■ **Exercise details**
Could you show all lines in the entries below that contain the string "bool"?

■ **Data in this exercise**
# FordyceLab/magnify

Measured on AMD Instinct MI355X. Metric: megapixels/sec through flatfield+segment+ROI-reduce; markers/sec, higher is better.
Workload: dtype u16

## Files before the change

magnify_amd/csrc/mg_circles.hip:

```cpp
#include <math.h>
#include <stdlib.h>

#include "mg_common.h"

namespace {

constexpr int NT = 256;

constexpr uint64_t GOLDEN = 0x9E3779B97F4A7C15ull;
__device__ __forceinline__ uint64_t mix64(uint64_t z) {
  z ^= z >> 30;
  z *= 0xBF58476D1CE4E5B9ull;
  z ^= z >> 27;
  z *= 0x94D049BB133111EBull;
  return z ^ (z >> 31);
}
__device__ __forceinline__ uint32_t mix_top32(uint64_t z) { return (uint32_t)(mix64(z) >> 32); }

__device__ __forceinline__ uint32_t div_f64(double x, double d, double inv_d) {
  uint32_t q = (uint32_t)(x * inv_d);
  const double r = fma(-(double)q, d, x);
  if (r < 0.0) --q;
  else if (r >= d) ++q;
  return q;
}

__device__ __forceinline__ uint64_t div_u64(uint64_t n, uint64_t d, double inv_d) {
  uint64_t q = (uint64_t)((double)n * inv_d);
  int64_t r = (int64_t)(n - q * d);
  if (r < 0) {
    --q;
    r += (int64_t)d;
  }
  if (r >= (int64_t)d) ++q;
  return q;
}

constexpr double BISECTOR_EPS = (double)1e-20f;
__device__ __forceinline__ double2 bisector(int d_row, int d_col) {
  const double m = (double)(-d_col) / ((double)d_row + BISECTOR_EPS);
  return make_double2(m, 0.5 * (double)d_row - m * (0.5 * (double)d_col));
}

struct DivFull {
  __device__ __forceinline__ double operator()(double num, double den) const { return num / den; }
};
struct DivUnscaled {
  __device__ __forceinline__ double operator()(double num, double den) const {
    if (!(fabs(den) > 0.0 && fabs(den) < 1.0e300)) return num / den;
    double y = __builtin_amdgcn_rcp(den);
    double e = fma(-den, y, 1.0);
    y = fma(y, e, y);
    e = fma(-den, y, 1.0);
    y = fma(y, e, y);
    double q = num * y;
    const double r = fma(-den, q, num);
    return fma(r, y, q);
  }
};

template <class Div>
__device__ __forceinline__ float3 circle_from_bisectors(double2 l1, double2 l2, int p0r, int p0c, Div div) {
  const float c_col = (float)div(l1.y - l2.y, l2.x - l1.x + BISECTOR_EPS);
  const float c_row = (float)(l1.x * (double)c_col + l1.y);
  const float rad = sqrtf(c_row * c_row + c_col * c_col);
  return make_float3((float)((double)c_row + (double)p0r), (float)((double)c_col + (double)p0c), rad);
}

__device__ __forceinline__ void store_raw(float* __restrict__ d_raw, int64_t index, float3 c) {
  if (!d_raw) return;
  float* o = d_raw + index * 3;
  o[0] = c.x;
  o[1] = c.y;
  o[2] = c.z;
}

template <class Emit>
__device__ __forceinline__ void candidate_cell(float3 c, int h, int w, int min_r, int max_r, int ntc, Emit&& emit) {
  if (!(c.z >= (float)min_r && c.z <= (float)max_r)) return;
  const float rr = rintf(c.x), rc = rintf(c.y);
  if (!(fabsf(rr) < 1.0e9f && fabsf(rc) < 1.0e9f)) return;
  const int ir = (int)rr, ic = (int)rc, irad = (int)rintf(c.z);
  if (ir + irad < 0 || ic + irad < 0 || ir - irad >= h || ic - irad >= w) return;
  const int pr = ir + max_r, pc = ic + max_r;
  emit((pr >> 6) * ntc + (pc >> 6), irad - min_r, pr & 63, pc & 63);
}
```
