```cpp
SSS_DEV void handle_executor_arrival(int e, int j, int s) {
  PROF3(14);
  const JobView v = jobview(j);
  CHECK(g_hot.ex_task_stage[e] < 0);
  v.job->local_mask = local_with(v.job->local_mask, e);
  g_hot.ex_job[e] = (int16_t)j;
  tl_append(e, H.wall_time, j);
  const int mv = (int)v.st[s].moving_to - 1;
  CHECK(mv >= 0);
  v.st[s].moving_to = (uint8_t)mv;
  update_sat(v, s);
  trk_move_executor_to_pool(e, key_job_pool(j), false);
  move_executor_to_stage(e, j, s);
}

SSS_DEV void process_job_completion(int j) {
  PROF3(15);
  if (pool_size(key_job_pool(j)) > 0) move_idle_executors_all(key_job_pool(j));
  CHECK(pool_size(key_job_pool(j)) == 0);
  int k;
  for (k = 0; k < H.n_active; k++)
    if (lds_active()[k] == j) break;
  CHECK(k < H.n_active);
// ... 186 lines not shown
```

### spark_sched_sim_amd/csrc/sss_sim_fulfil.h

```cpp
#undef SSS_SRC_ID
#define SSS_SRC_ID 5
SSS_DEV int fulfil_chunk(int c0, int n, int& serial_end) {
  PROF3(35);
  const int lane = wave_lane();
  const bool active = lane < n;
  const int idx = c0 + (active ? lane : 0);
  const uint32_t src = g_hot.h.curr_source;
  const uint32_t counter0 = g_hot.h.counter, h0 = g_hot.h.rng_has32, u32_0 = g_hot.h.rng_u32;
  const int pos = g_sc.rng_pos;
  const double wall = g_hot.h.wall_time;
  const int e = g_sc.fi_e[idx], k = g_sc.fi_k[idx];
  const uint32_t dst = g_sc.fc_dst[k];
  const int j = key_job(dst), s = key_stage(dst);
  const int exj = g_hot.ex_job[e], exts = g_hot.ex_task_stage[e];
  const int src_job = key_job(src);
  SssStage* sp = stgp(j, s);
  SssJob* jp = jobp(j);
  SssStage st = *sp;
  const uint64_t local = jp->local_mask;
  const int gs = jp->gs_base + s;
  const bool in_frontier = (jp->frontier_mask & bit64(s)) != 0;
  const int slot = lds_slot_of()[j];
  const SssPoolHdr src_hdr = g_c.pool_hdr[pool_index(src)];
  const int type = exj != j ? FI_SEND : (in_frontier ? FI_EXEC : FI_PARK);
// ... 253 lines not shown
    pool_pair_flush_one(src, so);
    pool_pair_flush_one(dstp, sn);
  }
  if (lane == 0) {
    SssHdr& h = g_hot.h;
    if (!moves) {
      SssPoolHdr* hd = g_c.pool_hdr + pool_index(src);
      hd->commit_from = (int16_t)(hd->commit_from - n);
      CHECK(hd->commit_from >= 0);
    }
    if (j >= 0) {
      h.supply_none -= n;
      CHECK(h.supply_none >= 0);
    }
    g_hot.c_n[ci] = (int16_t)c_left;
    if (c_left == 0) {
      const int last = h.n_commits - 1;
      g_hot.c_src[ci] = g_hot.c_src[last], g_hot.c_dst[ci] = g_hot.c_dst[last], g_hot.c_n[ci] = g_hot.c_n[last], g_hot.c_seq[ci] = g_hot.c_seq[last];
      h.n_commits = last;
    }
    if (moves) {
      for (int i = from; i < to; i++) {
        const int e = g_sc.fi_e[i];
        g_hot.ex_loc[e] = dstp;
        if (dstp == POOL_COMMON) g_hot.ex_job[e] = -1, g_hot.ex_task_stage[e] = -1, tl_append(e, h.wall_time, -1);
      }
      if (dstp == POOL_COMMON) local_group_detach(jp, moved);
    }
  }
  wave_sync();
  return true;
}

SSS_DEV void fulfil_run() {
  PROF3(33);
  const int m = g_sc.fi_m, m_par = g_sc.fi_m_par;
  int done = 0;
#ifndef SSS_NO_BATCH
  while (done < m_par) {
    if (64 - g_sc.rng_pos < 48) rng_refill();
    int n = m_par - done < 24 ? m_par - done : 24;
    if (wave_lane() == 0)
      for (int i = done; i < done + n; i++) cache_acquire(key_job(g_sc.fc_dst[g_sc.fi_k[i]]));
    wave_sync();
    int serial_end = 0;
    int got = fulfil_chunk(done, n, serial_end);
    if (got < n) {
      STAT(54, 1);
      if (got > 0) {
        int dummy = 0;
        int again = fulfil_chunk(done, got, dummy);
        if (again < got) break;
        STAT(53, 1), STAT(55, got);
        done += got;
      }
      if (wave_lane() == 0) fulfil_serial_range(done, serial_end);
      wave_sync();
      if (wave_ballot(g_hot.h.err != 0) != 0) break;
      done = serial_end;
      continue;
    }
    STAT(53, 1), STAT(55, n);
    done += n;
  }
  if (done == m_par && m_par < m && wave_ballot(g_hot.h.err != 0) == 0 && fulfil_common_wave(m_par, m)) {
    STAT(123, 1), STAT(124, m - m_par);
    done = m;
  }
#endif
  STAT(56, m - done);
  (void)m_par;
  if (wave_lane() == 0 && done < m) fulfil_serial(done);
  wave_sync();
}

SSS_DEV void commit_remaining_executors() {
  int n = trk_num_committable();
// ... 3 lines not shown
```

### spark_sched_sim_amd/csrc/sss_sim_jobs.h

```cpp
#undef SSS_SRC_ID
#define SSS_SRC_ID 4

SSS_DEV void job_attach_executor(int j, int e) {
  CHECK(g_hot.ex_task_stage[e] < 0);
  SssJob* jp = jobp(j);
  jp->local_mask = local_with(jp->local_mask, e);
  g_hot.ex_job[e] = (int16_t)j;
}
SSS_DEV void job_detach_executor(int j, int e) {
  SssJob* jp = jobp(j);
  CHECK(local_has(jp->local_mask, e));
  jp->local_mask = local_without(jp->local_mask, e);
  g_hot.ex_job[e] = -1;
  g_hot.ex_task_stage[e] = -1;
}
SSS_DEV bool stage_completed(const SssStage& st) { return st.remaining == 0 && st.executing == 0; }

SSS_DEV bool job_record_stage_completion(int j, int s) {
  PROF3(4);
  SssJob& job = (*jobp(j));
  CHECK((job.active_mask & bit64(s)) && (job.frontier_mask & bit64(s)));
  uint64_t active = job.active_mask & ~bit64(s);
  job.active_mask = active;
  uint64_t frontier = job.frontier_mask & ~bit64(s);
// ... 31 lines not shown
#endif
  return eff + (((size_t)gs * 8 + li) * 3 + mode) * 4;
}
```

■ **Expected answer**
  const bool active = lane < n;
  const bool in_frontier = (jp->frontier_mask & bit64(s)) != 0;
SSS_DEV bool stage_completed(const SssStage& st) { return st.remaining == 0 && st.executing == 0; }
SSS_DEV bool job_record_stage_completion(int j, int s) {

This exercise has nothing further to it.